* **TASK PROMPT**:
What is needed is a verbatim copy of each record below.

[[ DATASET EXCERPTS, beginning ]]

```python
def lib():
    global _LIB
    if _LIB is not None:
# ... 34 lines not shown
        L.snf_plan_fast_path.argtypes = [vp]
        L.snf_plan_num_frames.argtypes = [vp, i64]
        L.snf_plan_num_frames.restype = i64
        L.snf_plan_run_batch.argtypes = [vp, pi16, pi64, i64, pf, pf, pi64]
        L.snf_plan_run_batch_device.argtypes = [
            vp, vp, pi64, i64, pf, vp, pi64, vp]
        L.snf_post_ndims.argtypes = [vp, i32]
        L.snf_post_run_batch.argtypes = [vp, pf, i32, pi64, i64, pf]
        L.snf_post_run_batch_device.argtypes = [vp, vp, i32, pi64, i64, vp, vp]
        pi32, pf64 = C.POINTER(C.c_int32), C.POINTER(C.c_double)
        L.snf_cmvn_accumulate.argtypes = [
            vp, pf, i32, pi64, i64, pf, pi32, i32, pf64]
        L.snf_cmvn_apply.argtypes = [
            vp, pf, i32, pi64, i64, pf64, pi32, i32, i32, i32, pf]
        L.snf_cmvn_accumulate_device.argtypes = [
            vp, vp, i32, pi64, i64, vp, pi32, i32, pf64]
        L.snf_cmvn_apply_device.argtypes = [
            vp, vp, i32, pi64, i64, pf64, pi32, i32, i32, i32, vp]
        L.snf_concat_columns_device.argtypes = [
            i32, vp, i32, pi64, vp, i32, pi64, i64, vp, pi64]
        L.snf_count_nonfinite_device.argtypes = [i32, vp, C.c_uint64, C.POINTER(C.c_uint64)]
        L.snf_set_noise_call.argtypes = [C.c_uint64]
        L.snf_malloc.argtypes = [C.POINTER(vp), C.c_uint64]
        L.snf_free.argtypes = [vp]
        L.snf_memcpy_h2d.argtypes = [vp, vp, C.c_uint64]
        L.snf_memcpy_d2h.argtypes = [vp, vp, C.c_uint64]
        L.snf_memset.argtypes = [vp, i32, C.c_uint64]
        L.snf_host_malloc.argtypes = [C.POINTER(vp), C.c_uint64]
        L.snf_host_free.argtypes = [vp]
        L.snf_debug_fill_lds.argtypes = [C.c_uint32]
        L.snf_debug_pitch_scratch.argtypes = [vp] + [C.POINTER(vp)] * 4
        L.snf_debug_plp_tail.argtypes = [vp, pf, C.POINTER(C.c_double), pi64, i64, pf, pf]
        L.snf_debug_fbank512b_rel32.argtypes = [pi64, pi64, i64]
        L.snf_stream_create.argtypes = [C.POINTER(vp)]
        L.snf_stream_destroy.argtypes = [vp]
        L.snf_stream_synchronize.argtypes = [vp]
        L.snf_stream_query.argtypes = [vp]
        L.snf_memcpy_h2d_async.argtypes = [vp, vp, C.c_uint64, vp]
        L.snf_event_create.argtypes = [C.POINTER(vp)]
        L.snf_event_destroy.argtypes = [vp]
        L.snf_event_record.argtypes = [vp, vp]
        L.snf_stream_wait_event.argtypes = [vp, vp]
        L.snf_event_synchronize.argtypes = [vp]
        L.snf_event_elapsed_ms.argtypes = [vp, vp, C.POINTER(C.c_float)]
        L.snf_memcpy_d2h_async.argtypes = [vp, vp, C.c_uint64, vp]
        L.snf_comm_unique_id.argtypes = [vp]
        L.snf_comm_init.argtypes = [vp, i32, i32, i32, C.POINTER(vp)]
        L.snf_comm_rank.argtypes = [vp]
        L.snf_comm_world_size.argtypes = [vp]
        L.snf_comm_destroy.argtypes = [vp]
        L.snf_comm_gatherv.argtypes = [vp, vp, i64, vp, pi64, i32, vp]
        L.snf_comm_allreduce_f64.argtypes = [vp, vp, i64, i32, vp]
        L.snf_plan_last_kernel_ms.argtypes = [vp, i32]
        L.snf_plan_last_kernel_ms.restype = f32
        L.snf_plan_kernel_name.argtypes = [vp, i32]
        L.snf_plan_kernel_name.restype = C.c_char_p
        L.snf_set_oom_hook.argtypes = [_OOM_HOOK_TYPE]
        L.snf_mem_info.argtypes = [C.POINTER(C.c_uint64), C.POINTER(C.c_uint64)]
        L.snf_wav_scan.argtypes = [C.c_char_p, pi32, pi32, pi64, pi32, pi32]
        L.snf_wav_read_pcm16.argtypes = [C.POINTER(C.c_char_p), i64, pi64, pi64, pi16, pi64, i32, pi32]
        L.snf_gmm_loglikes.argtypes = [i32, vp, i64, i32, vp, vp, vp, i32, vp, vp]
        L.snf_gmm_accumulate.argtypes = [i32, vp, i64, i32, vp, vp, vp, vp, i32, vp, vp, vp, vp]
        L.snf_gmm_gselect.argtypes = [i32, vp, i64, i32, vp, vp, vp, i32, i32, vp, vp, vp]
        L.snf_gmm_gselect_preselect.argtypes = [i32, vp, i64, i32, vp, vp, vp, i32, vp, i32, i32, vp, vp, vp]
        L.snf_gmm_selection_posteriors.argtypes = [i32, vp, i64, i32, vp, vp, vp, i32, vp, i32, f32, vp, vp, vp]
        L.snf_fmllr_accumulate.argtypes = [i32, vp, i64, i32, vp, vp, i32, vp, vp, i32, vp, i64, vp, vp]
# ... 1251 lines not shown
```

[[ DATASET EXCERPTS, end ]]

* **RESULT BELOW**:
```python
def lib():
    global _LIB
    if _LIB is not None:
# ... 34 lines not shown
        L.snf_plan_fast_path.argtypes = [vp]
        L.snf_plan_num_frames.argtypes = [vp, i64]
        L.snf_plan_num_frames.restype = i64
        L.snf_plan_run_batch.argtypes = [vp, pi16, pi64, i64, pf, pf, pi64]
        L.snf_plan_run_batch_device.argtypes = [
            vp, vp, pi64, i64, pf, vp, pi64, vp]
        L.snf_post_ndims.argtypes = [vp, i32]
        L.snf_post_run_batch.argtypes = [vp, pf, i32, pi64, i64, pf]
        L.snf_post_run_batch_device.argtypes = [vp, vp, i32, pi64, i64, vp, vp]
        pi32, pf64 = C.POINTER(C.c_int32), C.POINTER(C.c_double)
        L.snf_cmvn_accumulate.argtypes = [
            vp, pf, i32, pi64, i64, pf, pi32, i32, pf64]
        L.snf_cmvn_apply.argtypes = [
            vp, pf, i32, pi64, i64, pf64, pi32, i32, i32, i32, pf]
        L.snf_cmvn_accumulate_device.argtypes = [
            vp, vp, i32, pi64, i64, vp, pi32, i32, pf64]
        L.snf_cmvn_apply_device.argtypes = [
            vp, vp, i32, pi64, i64, pf64, pi32, i32, i32, i32, vp]
        L.snf_concat_columns_device.argtypes = [
            i32, vp, i32, pi64, vp, i32, pi64, i64, vp, pi64]
        L.snf_count_nonfinite_device.argtypes = [i32, vp, C.c_uint64, C.POINTER(C.c_uint64)]
        L.snf_set_noise_call.argtypes = [C.c_uint64]
        L.snf_malloc.argtypes = [C.POINTER(vp), C.c_uint64]
        L.snf_free.argtypes = [vp]
        L.snf_memcpy_h2d.argtypes = [vp, vp, C.c_uint64]
        L.snf_memcpy_d2h.argtypes = [vp, vp, C.c_uint64]
        L.snf_memset.argtypes = [vp, i32, C.c_uint64]
        L.snf_host_malloc.argtypes = [C.POINTER(vp), C.c_uint64]
        L.snf_host_free.argtypes = [vp]
        L.snf_debug_fill_lds.argtypes = [C.c_uint32]
        L.snf_debug_pitch_scratch.argtypes = [vp] + [C.POINTER(vp)] * 4
        L.snf_debug_plp_tail.argtypes = [vp, pf, C.POINTER(C.c_double), pi64, i64, pf, pf]
        L.snf_debug_fbank512b_rel32.argtypes = [pi64, pi64, i64]
        L.snf_stream_create.argtypes = [C.POINTER(vp)]
        L.snf_stream_destroy.argtypes = [vp]
        L.snf_stream_synchronize.argtypes = [vp]
        L.snf_stream_query.argtypes = [vp]
        L.snf_memcpy_h2d_async.argtypes = [vp, vp, C.c_uint64, vp]
        L.snf_event_create.argtypes = [C.POINTER(vp)]
        L.snf_event_destroy.argtypes = [vp]
        L.snf_event_record.argtypes = [vp, vp]
        L.snf_stream_wait_event.argtypes = [vp, vp]
        L.snf_event_synchronize.argtypes = [vp]
        L.snf_event_elapsed_ms.argtypes = [vp, vp, C.POINTER(C.c_float)]
        L.snf_memcpy_d2h_async.argtypes = [vp, vp, C.c_uint64, vp]
        L.snf_comm_unique_id.argtypes = [vp]
        L.snf_comm_init.argtypes = [vp, i32, i32, i32, C.POINTER(vp)]
        L.snf_comm_rank.argtypes = [vp]
        L.snf_comm_world_size.argtypes = [vp]
        L.snf_comm_destroy.argtypes = [vp]
        L.snf_comm_gatherv.argtypes = [vp, vp, i64, vp, pi64, i32, vp]
        L.snf_comm_allreduce_f64.argtypes = [vp, vp, i64, i32, vp]
        L.snf_plan_last_kernel_ms.argtypes = [vp, i32]
        L.snf_plan_last_kernel_ms.restype = f32
        L.snf_plan_kernel_name.argtypes = [vp, i32]
        L.snf_plan_kernel_name.restype = C.c_char_p
        L.snf_set_oom_hook.argtypes = [_OOM_HOOK_TYPE]
        L.snf_mem_info.argtypes = [C.POINTER(C.c_uint64), C.POINTER(C.c_uint64)]
        L.snf_wav_scan.argtypes = [C.c_char_p, pi32, pi32, pi64, pi32, pi32]
        L.snf_wav_read_pcm16.argtypes = [C.POINTER(C.c_char_p), i64, pi64, pi64, pi16, pi64, i32, pi32]
        L.snf_gmm_loglikes.argtypes = [i32, vp, i64, i32, vp, vp, vp, i32, vp, vp]
        L.snf_gmm_accumulate.argtypes = [i32, vp, i64, i32, vp, vp, vp, vp, i32, vp, vp, vp, vp]
        L.snf_gmm_gselect.argtypes = [i32, vp, i64, i32, vp, vp, vp, i32, i32, vp, vp, vp]
        L.snf_gmm_gselect_preselect.argtypes = [i32, vp, i64, i32, vp, vp, vp, i32, vp, i32, i32, vp, vp, vp]
        L.snf_gmm_selection_posteriors.argtypes = [i32, vp, i64, i32, vp, vp, vp, i32, vp, i32, f32, vp, vp, vp]
        L.snf_fmllr_accumulate.argtypes = [i32, vp, i64, i32, vp, vp, i32, vp, vp, i32, vp, i64, vp, vp]
# ... 1251 lines not shown
```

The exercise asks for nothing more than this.